Chile y el candidato Lagos

Hermógenes Pérez de Arce

(AIPE).- Estados Unidos goza de un alto nivel de vida porque allá se considera bueno que haya gente como Bill Gates, ganador de miles de millones de dólares como productor de cosas que proporcionan bienestar. Sólo se lamenta que no haya más Bill Gates. Chile tiene bajo nivel de vida porque acá se considera un pecado ganar dinero al producir bienes y se condena el lucro. Pero desde hace un cuarto de siglo, y hasta un par de años atrás, acá se había amenazado menos a los productores exitosos. En ese período el país progresó y la pobreza disminuyó. Pero el clima de opinión ha cambiado. Todo indica que un socialista puede llegar al palacio presidencial de La Moneda. Promete un "cambio", "otro Chile". No le gusta esta sociedad, "donde muchos tienen poco y pocos tienen mucho".

Como la plata no alcanza para que todos tengan mucho, es obvio que lo más fácil es repartir la de los pocos que tienen mucho, para terminar así con la desigualdad.

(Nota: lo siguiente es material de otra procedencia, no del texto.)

@@ -3197,7 +3306,10 @@
                  P.next_text.p, scal.p, n, n_occ, rep_pos.p ? rep_pos.p + tab.cap_hot : nullptr, claim.p};
             if (part.on) { f.rec_k = rec_k.p; f.rec_hi = rec_hi.p; f.rec_b = part.rec_b; f.rec_cmax = part.rec_cmax; }
             f.giant_list = giant_list.p; f.giant_n = scal.p + 4; f.giant_cap = (u32)std::min<u64>(giant_cap, 0xFFFFFFFFull);
-            if (tab.direct) { f.dir_on = 1; f.dir_b0 = tab.dir_b[0]; f.dir_b1 = tab.dir_b[1]; f.dir_b2 = tab.dir_b[2]; f.dir_rep = rep_pos.p; f.slot_base = (u32)tab.cap_hot; }
+            if (tab.direct) {
+                f.dir_on = 1; f.dir_b0 = tab.dir_b[0]; f.dir_b1 = tab.dir_b[1]; f.dir_b2 = tab.dir_b[2]; f.dir_rep = rep_pos.p; f.slot_base = (u32)tab.cap_hot;
+                f.long_exact = prim::sw().name_long_exact != 0 ? 1u : 0u;
+            }
             else if (tab.cap_hot) fill_hot_table(f);
             if constexpr (!FIRST) {
                 if (part.on && !prim::sw().part_one_pass) records_and_long_phrases(f);
@@ -3212,6 +3324,7 @@
             if (sc[1] == 1) return false;
             if (sc[1]) throw prim::Error(-71, "phrase hashing: consistency check " + std::to_string(sc[1]) + " failed (" +
                                                    std::to_string(sc[2]) + ", " + std::to_string(sc[3]) + ")");
+            if (tab.direct && prim::sw().table_trace) trace_long_phrases();
             if (tab.direct) prim::for_each(tab.cap_hot, DirectFixFn{cnt, keys.p, rep_pos.p, claim.p, tab.sym_of_code}, "hash_direct_fix");
             P.cap = tab.cap_hot + tab.cap;
             return true;
@@ -3257,7 +3370,7 @@
             }
             prim::for_each(nwords, ClaimSlotsFn{claim.p, cbase.p, startbits.p, wordbase.p, P.next_text.p, P.ph_slot.p + Ds}, "table_compact");
             prim::for_each(Dl, ClaimCompactFn<cell_t, FIRST>{CompactTableFn<cell_t, FIRST>{t, ops, startbits.p, keys.p, cnt, P.ph_pos.p + Ds,
-                                                             P.ph_freq.p + Ds, P.ph_len.p + Ds, P.ph_slot.p + Ds, P.ph_lastT.p + Ds, tab.ks, tab.cs, rep_pos.p, n}}, "table_compact");
+                                                             P.ph_freq.p + Ds, P.ph_len.p + Ds, P.ph_slot.p + Ds, P.ph_lastT.p + Ds, tab.ks, tab.cs, rep_pos.p, n, tab.sep_code}}, "table_compact");
             wordbase.release(); claim.release();
             const prim::Pair<u64, u64> fl = prim::reduce_sum<prim::Pair<u64, u64>>(D, FreqLenIn{P.ph_freq.p, P.ph_len.p}, "dict_totals");
             if (fl.a != n_occ) throw prim::Error(-71, "phrase frequencies (" + std::to_string(fl.a) + ") do not add up to the parse size (" +
diff --git a/grlbwt_amd/csrc/prim_hip.hpp b/grlbwt_amd/csrc/prim_hip.hpp
--- a/grlbwt_amd/csrc/prim_hip.hpp
+++ b/grlbwt_amd/csrc/prim_hip.hpp
@@ -619,6 +619,10 @@
     after_launch(name);
 }
 
+template <class OPS>
+constexpr auto ops_plain_bytes(int) -> decltype(OPS::kPlainBytes) { return OPS::kPlainBytes; }
+template <class OPS>
+constexpr bool ops_plain_bytes(long) { return false; }
 template <class cell_t, class OPS>
 __global__ void __launch_bounds__(kBlock) k_start_bits(u64 n, const cell_t *t, OPS ops, u64 *words) {
     constexpr int CPL = 16 / (int)sizeof(cell_t);
@@ -648,10 +652,21 @@
         for (int st = wave; st < TILE / STEP; st += kBlock / 64) {
             const int o = st * STEP + lane * C;
             const u64 p0 = base + (u64)o;
+            u32 mg = 0, mp = 0, mf = 0, mc = 0;
+            if constexpr (ops_plain_bytes<OPS>(0)) {
+                static_assert(C == 8, "eight byte cells per lane");
+                const u64 own = *reinterpret_cast<const u64 *>(s_c + o);
+                const u64 pv = (own << 8) | (u64)s_c[o - 1], nx = (own >> 8) | ((u64)s_c[o + 8] << 56);
+                ops.byte_masks(pv, own, nx, mg, mp, mf, mc);
+                const u64 left = p0 < n ? n - p0 : 0;
+                const u32 inm = left >= 8 ? 0xFFu : (1u << (u32)left) - 1u;
+                const u32 nxm = left >= 9 ? 0xFFu : (left ? (1u << (u32)(left - 1)) - 1u : 0u);
+                mg &= nxm; mp &= nxm; mf &= inm; mc &= inm;
+                if (p0 == 0) { mf |= inm & 1u; mc &= ~1u; }
+            } else {
             cell_t c[C + 2];
 #pragma unroll
             for (int j = 0; j < C + 2; j++) c[j] = s_c[o - 1 + j];
-            u32 mg = 0, mp = 0, mf = 0, mc = 0;
 #pragma unroll
             for (int j = 0; j < C; j++) {
                 const u64 p = p0 + (u64)j;
@@ -663,6 +678,7 @@
                 if (in && has_nx && !T && sn == s) mp |= 1u << j;
                 if (in && (p == 0 || ops.isT(pv))) mf |= 1u << j;
                 if (in && p > 0 && sp > s && ops.rep(pv) && ops.rep(cc)) mc |= 1u << j;
+            }
             }
 #pragma unroll
             for (int k = C; k < 8; k *= 2) {
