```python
def _param_grads(w_sink, b_sink, dyc, xc):
    if w_sink is not None:
        part = _wgrad_into(w_sink, dyc, xc)
        if part is not None and lib._override is not None:
            WgradStream._keep.append(part)
    if b_sink is not None:
        C = dyc.shape[1]
        if WgradStream.DEFER_FINALIZE and dyc.shape[0] > 0:
            nb = _partial_rows(dyc.shape[0])
            part = RT.scratch.alloc(nb * C * 4, dyc.device)
            call("bevbert_colsum_partials", ptr(dyc), part, dyc.shape[0], C, dtype_code(dyc), stream())
            ReduceQueue.add(part, nb, 1, C, (ptr(b_sink), None, None))
        else:
            ws = RT.workspace(dyc.device, lib.load().bevbert_colsum_workspace_floats(C))
            call("bevbert_colsum", ptr(dyc), ptr(b_sink), ptr(ws), dyc.shape[0], C, dtype_code(dyc), 1, stream())


class _Linear(torch.autograd.Function):

    @staticmethod
    def forward(ctx, x, weight, bias, w_c, b_c, tap=False):
        y = _gemm("fwd", lambda: _linear_fwd(x, w_c, b_c), x.numel() // x.shape[-1], w_c.shape[0], w_c.shape[1])
        ctx.save_for_backward(x, w_c)
        ctx.params = (weight, bias)
        ctx.tap = tap
        ctx.set_materialize_grads(False)
        return (y, x.view_as(x)) if tap else y

    @staticmethod
# ... 16 lines not shown
            if C % 4 != 0:
                dyc = dy2 if dy2.is_contiguous() else dy2.contiguous()
                if b_sink is not None and dyc.is_cuda:
                    _mark_touched(bias)
                    call("bevbert_colsum_any", ptr(dyc), ptr(b_sink), dyc.shape[0], C, dtype_code(dyc), 1, stream())
                    b_sink = None
                elif b_sink is not None:
                    _mark_touched(bias)
                    b_sink.add_(dy2.float().sum(0))
                    b_sink = None
                else:
                    gb = dy2.float().sum(0).to(bias.dtype)
            else:
                ws = RT.workspace(dy.device, lib.load().bevbert_colsum_workspace_floats(C))
                dyc = dy2 if dy2.is_contiguous() else dy2.contiguous()
                t = torch.empty(C, dtype=torch.float32, device=dy.device)
                call("bevbert_colsum", ptr(dyc), ptr(t), ptr(ws), dyc.shape[0], C, dtype_code(dyc), 0, stream())
                gb = t.to(bias.dtype)
        if w_sink is not None or b_sink is not None:
            dyc = dy2 if dy2.is_contiguous() else dy2.contiguous()
            xc = x2 if x2.is_contiguous() else x2.contiguous()
            if w_sink is not None:
                _mark_touched(weight)
            if b_sink is not None:
                _mark_touched(bias)
            WgradStream.submit(dy.device, lambda: _param_grads(w_sink, b_sink, dyc, xc), dyc, xc, dy)
        return dx, gw, gb, None, None, None


def linear(x, weight, bias=None, w_c=None, b_c=None):
    if w_c is None:
        w_c = _compute(weight)
    if bias is not None and b_c is None:
        b_c = _compute(bias)
    return _Linear.apply(x, weight, bias, w_c, b_c)


def linear_res(x, weight, bias=None):
    if not (x.requires_grad and torch.is_grad_enabled()) or getattr(x, "_res32", None) is not None:
        return linear(x, weight, bias), x
    return _Linear.apply(x, weight, bias, _compute(weight), None if bias is None else _compute(bias), True)


class _PackedParam:

    def __init__(self, params, compute, main_grad):
        self.params, self.compute, self.main_grad = params, compute, main_grad
        self.requires_grad = any(p.requires_grad for p in params)
        self.dtype = params[0].dtype
# ... 10 lines not shown
        ctx.save_for_backward(x)
        ctx.packed = (pw, pb)
        y = _gemm("fwd", lambda: _linear_fwd(x, pw.compute, pb.compute), x.numel() // x.shape[-1],
                  pw.compute.shape[0], pw.compute.shape[1])
        ctx.set_materialize_grads(False)
        return (y, x.view_as(x)) if tap else y

    @staticmethod
    def backward(ctx, dy, dres=None):
        (x,) = ctx.saved_tensors
        pw, pb = ctx.packed
        if dy is None:
            return dres, None, None, None
        dy2 = dy.reshape(-1, dy.shape[-1])
        x2 = x.reshape(-1, x.shape[-1])
        M, N, K = dy2.shape[0], dy2.shape[1], x2.shape[1]
        dx = _gemm("dgrad", lambda: _linear_dgrad(dy2, pw.compute, dres), M, K, N).view(x.shape) if ctx.needs_input_grad[0] else None
        if pw.requires_grad:
            pw.touch()
            pb.touch()
            C = dy2.shape[1]
            dyc = dy2 if dy2.is_contiguous() else dy2.contiguous()
            xc = x2 if x2.is_contiguous() else x2.contiguous()
            WgradStream.submit(dy.device, lambda: _param_grads(pw.main_grad, pb.main_grad, dyc, xc), dyc, xc, dy)
        return dx, None, None, None


def linear_packed(x, pw, pb):
    return _LinearPacked.apply(x, pw, pb)


HOIST_KV = _os.environ.get("BEVBERT_HOIST_KV", "1") == "1"


class _KVGradHolder:

    def __init__(self, n_layers, width):
        self.n, self.width, self.buf = n_layers, width, None

    def grad_slice(self, layer, like):
        if self.buf is None:
            self.buf = torch.empty(like.shape[:-1] + (self.n * self.width,), dtype=like.dtype, device=like.device)
        return self.buf[..., layer * self.width:(layer + 1) * self.width]


class _HoistedKV(torch.autograd.Function):

    @staticmethod
    def forward(ctx, x, pw, pb, n_layers):
        ctx.save_for_backward(x)
        ctx.packed = (pw, pb)
        y = _gemm("fwd", lambda: _linear_fwd(x, pw.compute, pb.compute), x.numel() // x.shape[-1],
                  pw.compute.shape[0], pw.compute.shape[1])
        width = y.shape[-1] // n_layers
        ctx.holder = _KVGradHolder(n_layers, width)
        return tuple(y[..., i * width:(i + 1) * width] for i in range(n_layers))

    @staticmethod
    def backward(ctx, *grads):
        (x,) = ctx.saved_tensors
        pw, pb = ctx.packed
        h = ctx.holder
        some = next((g for g in grads if g is not None), None)
        if some is None:
            return None, None, None, None
        for i, g in enumerate(grads):
            dst = h.grad_slice(i, some)
            if g is None:
                dst.zero_()
            elif g.data_ptr() != dst.data_ptr() or g.stride() != dst.stride():
                dst.copy_(g)
        dy2 = h.buf.reshape(-1, h.buf.shape[-1])
        x2 = x.reshape(-1, x.shape[-1])
        M, N, K = dy2.shape[0], dy2.shape[1], x2.shape[1]
        dx = _gemm("dgrad", lambda: _linear_dgrad(dy2, pw.compute), M, K, N).view(x.shape) if ctx.needs_input_grad[0] else None
        if pw.requires_grad:
            pw.touch()
            pb.touch()
            xc = x2 if x2.is_contiguous() else x2.contiguous()
            WgradStream.submit(dy2.device, lambda: _param_grads(pw.main_grad, pb.main_grad, dy2, xc), dy2, xc, h.buf)
        return dx, None, None, None


def hoisted_kv(context, pw, pb, n_layers):
    outs = _HoistedKV.apply(context, pw, pb, n_layers)
    if torch.is_grad_enabled() and any(o.requires_grad for o in outs):
        holder = outs[0].grad_fn.holder if hasattr(outs[0].grad_fn, "holder") else None
        if holder is not None:
            for i, o in enumerate(outs):
                o._kv_grad_slot = (holder, i)
    return outs


def linear_packed_res(x, pw, pb):
    if not (x.requires_grad and torch.is_grad_enabled()) or getattr(x, "_res32", None) is not None:
        return _LinearPacked.apply(x, pw, pb), x
    return _LinearPacked.apply(x, pw, pb, True)


def gemm_plan_count():
    return int(lib.load().bevbert_gemm_plan_count())
```

### vln_bevbert_amd/ops_reduce.py

```python
import math
import os as _os

import torch

from . import lib
from .lib import stream
from .ops_core import ATTN_BITS, Branches, RT, call
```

¿Quiénes son estos pocos? Deben encabezar la lista Angellini, Matte, Luksic. Controlan grandes conglomerados. Será preciso quitarles bastante para cumplir el ideal igualitario. Pero yo, pequeño accionista de sus empresas, me preocupo, pues confío en esos controladores. Aunque la Concertación confisque sólo las acciones de ellos, y no las mías, no sé quién manejará las empresas. Alguna superintendencia que "represente a todos los chilenos". Lo único seguro es que mis acciones bajarán. Al final, millones de chilenos como yo y los cotizantes de los fondos de pensiones también "tendremos poco".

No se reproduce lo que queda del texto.